1 noviembre 202513 min
por Will
#RAG#Verification#Feedback#LLM#Accuracy

Learn how Corrective RAG adds self-checking feedback loops to Retrieval-Augmented Generation workflows, reducing hallucinations and improving factual reliability.

TL;DR

Corrective RAG introduces a self-verification step in retrieval-augmented generation systems.
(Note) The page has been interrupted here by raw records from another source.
from . import hip
from .hip import ACT_NONE, ACT_RELU, ACT_RELU_PRE, ACT_SIGMOID, Vox


_warned_eval_with_grad = False


def needs_autograd(module):
    if module.training:
        return True
    if torch.is_grad_enabled():
        global _warned_eval_with_grad
        if not _warned_eval_with_grad:
            _warned_eval_with_grad = True
            import warnings
            warnings.warn("occdepth_amd: eval-mode forward with autograd enabled runs the differentiable ATen path; "
                          "wrap inference in torch.no_grad() to take the HIP eval path", stacklevel=3)
        return True
    return False


# ... 95 lines not shown
BF16X3 = _parse_bf16x3(os.environ.get("OCCDEPTH_BF16X3", "head"))


def set_bf16x3(on):
    global BF16X3
    BF16X3 = "all" if on is True else _parse_bf16x3(str(on)) if on else False


def _parse_head_split(v):
    v = (v or "f16x2").strip().lower()
    if v not in ("f16x2", "bf16x3"):
        raise ValueError(f"OCCDEPTH_HEAD_SPLIT={v!r}: expected f16x2 or bf16x3")
    return v


HEAD_SPLIT = _parse_head_split(os.environ.get("OCCDEPTH_HEAD_SPLIT", "f16x2"))


def set_head_split(v):
    global HEAD_SPLIT
    HEAD_SPLIT = _parse_head_split(v)


class _DualW:

    def __init__(self, f32, x3, f16x2=None):
        self.f32, self.x3, self.f16x2 = f32, x3, f16x2


BF16X3_DILATED = os.environ.get("OCCDEPTH_BF16X3_DILATED", "0") == "1"


def _head_weight(w, layout):
    return layout == 0 and w.dim() == 5 and tuple(w.shape[2:]) == (3, 3, 3) and w.shape[0] <= 32 and 24 < w.shape[1] <= 32


BF16X3_SMALLVOL = os.environ.get("OCCDEPTH_BF16X3_SMALLVOL", "1") == "1"
SMALLVOL_MAX_VOXELS = 8192
SMALLVOL_KERNELS = ((3, 3, 3), (1, 1, 1)) if os.environ.get("OCCDEPTH_BF16X3_SMALLVOL_K1", "0") == "1" else ((3, 3, 3),)


def _smallvol_weight(w, layout):
    if not BF16X3_SMALLVOL:
        return False
    if layout == 2:
        return (1, 1, 1) in SMALLVOL_KERNELS and w.dim() == 2 and w.shape[0] >= 128 and w.shape[0] % 16 == 0 and w.shape[1] % 128 == 0
    return (layout == 0 and w.dim() == 5 and tuple(w.shape[2:]) in SMALLVOL_KERNELS and w.shape[1] >= 128
            and w.shape[1] % 16 == 0 and w.shape[0] % 128 == 0)


def _f16x2_ok(w, scale):
    if not w.is_cuda:
        return False
    ws = w if scale is None else w * scale.view(-1, *([1] * (w.dim() - 1)))
    return bool(torch.isfinite(ws).all())


def _pack_w(w, scale=None, layout=0):
    if BF16X3 == "all" or (BF16X3 == "head" and (_head_weight(w, layout) or _smallvol_weight(w, layout))):
        f16 = (hip.pack_weights_f16x2(w, scale, layout)
               if HEAD_SPLIT == "f16x2" and _head_weight(w, layout) and _f16x2_ok(w, scale) else None)
        return _DualW(hip.pack_weights(w, scale, layout), hip.pack_weights_bf16(w, scale, layout, split3=True), f16)
    return hip.pack_weights(w, scale, layout)


def _smallvol_eligible(x, wpk, cout, kernel, out, **kw):
    if not BF16X3_SMALLVOL or tuple(kernel) not in SMALLVOL_KERNELS or kw.get("cin") not in (None, x.C) or x.C < 128 or cout % 128:
        return False
    if x.cs % 8 or x.coff % 8 or x.buf.dtype != torch.float32:
        return False
    pos = kw.get("out_pos")
    if pos is None:
        st, dl, pd = kw.get("stride", (1, 1, 1)), kw.get("dilation", (1, 1, 1)), kw.get("padding", (0, 0, 0))
        pos = tuple((n + 2 * p - d * (k - 1) - 1) // s + 1 for n, p, d, s, k in zip(x.dims, pd, dl, st, kernel))
    return x.batch * pos[0] * pos[1] * pos[2] <= SMALLVOL_MAX_VOXELS and kw.get("tile_hint", 0) == 0


def _conv3d(x, wpk, bias, cout, kernel, out, **kw):
    if isinstance(wpk, _DualW):
        if hip.c32x3_eligible(x, cout, kernel, out, **kw):
            if wpk.f16x2 is not None:
                return hip.conv3d_f16x2(x, wpk.f16x2, bias, cout, kernel, out, **kw)
            return hip.conv3d_bf16(x, wpk.x3, bias, cout, kernel, out, split3=True, **kw)
        if _smallvol_eligible(x, wpk, cout, kernel, out, **kw):
            return hip.conv3d_bf16(x, wpk.x3, bias, cout, kernel, out, split3=True, **kw)
        aligned = x.cs % 8 == 0 and x.coff % 8 == 0
        dil = tuple(kw.get("dilation", (1, 1, 1)))
        big = kernel[0] * kernel[1] * kernel[2] >= 8
        if BF16X3 == "all" and aligned and big and (dil == (1, 1, 1) or BF16X3_DILATED) and kw.get("cin") is None and \
                kw.get("act_in", ACT_NONE) in (ACT_NONE, ACT_RELU):
            return hip.conv3d_bf16(x, wpk.x3, bias, cout, kernel, out, split3=True, **kw)
        wpk = wpk.f32
    return hip.conv3d(x, wpk, bias, cout, kernel, out, **kw)


class ConvPlan:

    def __init__(self, conv, bn=None, pool=None):
        self.conv, self.bn = conv, bn
        self.pool = _triple(pool) if pool is not None else None
        self._key = None
        self._wpk = self._bias = None

    @property
    def cout(self):
        return self.conv.out_channels

    def _prepare(self):
        key = (_stamp(self.conv, self.bn), BF16X3, HEAD_SPLIT)
        if key == self._key:
            return
        w = self.conv.weight.detach().float()
        dev = w.device
        cout = self.cout
        scale, shift = _bn_affine(self.bn, cout, dev)
        if self.conv.bias is not None:
            cb = self.conv.bias.detach().float()
            shift = shift + (cb * scale if scale is not None else cb)
        if self.pool is not None:
            kx, ky, kz = self.pool
            w = (w / float(kx * ky * kz)).expand(-1, -1, kx, ky, kz).contiguous()
        self._wpk = _pack_w(w, scale)
        self._bias = _pad_bias(shift, cout)
        self._wrows = None
        if self.pool is None and tuple(w.shape[2:]) == (1, 1, 1) and _triple(self.conv.stride) == (1, 1, 1):
            w2 = w.reshape(cout, -1)
            if ROWS_GEMM and w2.is_cuda and w2.shape[1] % 16 == 0 and cout % 8 == 0:
                self._wrows = hip.RowsGemmWeights((w2 * scale.view(-1, 1) if scale is not None else w2).t().contiguous())
        self._key = key

    def geometry(self):
        if self.pool is not None:
# ... 7 lines not shown

    def __call__(self, x, out=None, res1=None, res2=None, act_in=ACT_NONE, act_out=ACT_NONE):
        self._prepare()
        k, s, d, p = self.geometry()
        if out is None:
            out = Vox.empty(x.batch, self.out_dims(x.dims), self.cout, x.buf.device)
        if (ROWS_GEMM and self._wrows is not None and res2 is None and x.buf.is_cuda and _rows_gemm_wins(x, self._wrows.K)
                and hip.rows_gemm_supported(self._wrows.K, self.cout, x, out, res1)):
            return hip.rows_gemm(x, self._wrows, out, bias=self._bias, res=res1, act_in=act_in, act_out=act_out)
        return _conv3d(x, self._wpk, self._bias, self.cout, k, out, stride=s, dilation=d, padding=p,
                          res1=res1, res2=res2, act_in=act_in, act_out=act_out)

It uses a second LLM pass to validate that the generated output is actually supported by the retrieved sources — dramatically reducing hallucinations in domains where precision matters.

What Is Corrective RAG?

Corrective RAG (CRAG) is a variation of the standard Retrieval-Augmented Generation architecture that adds a feedback or correction loop to verify the model's own responses against the sources retrieved.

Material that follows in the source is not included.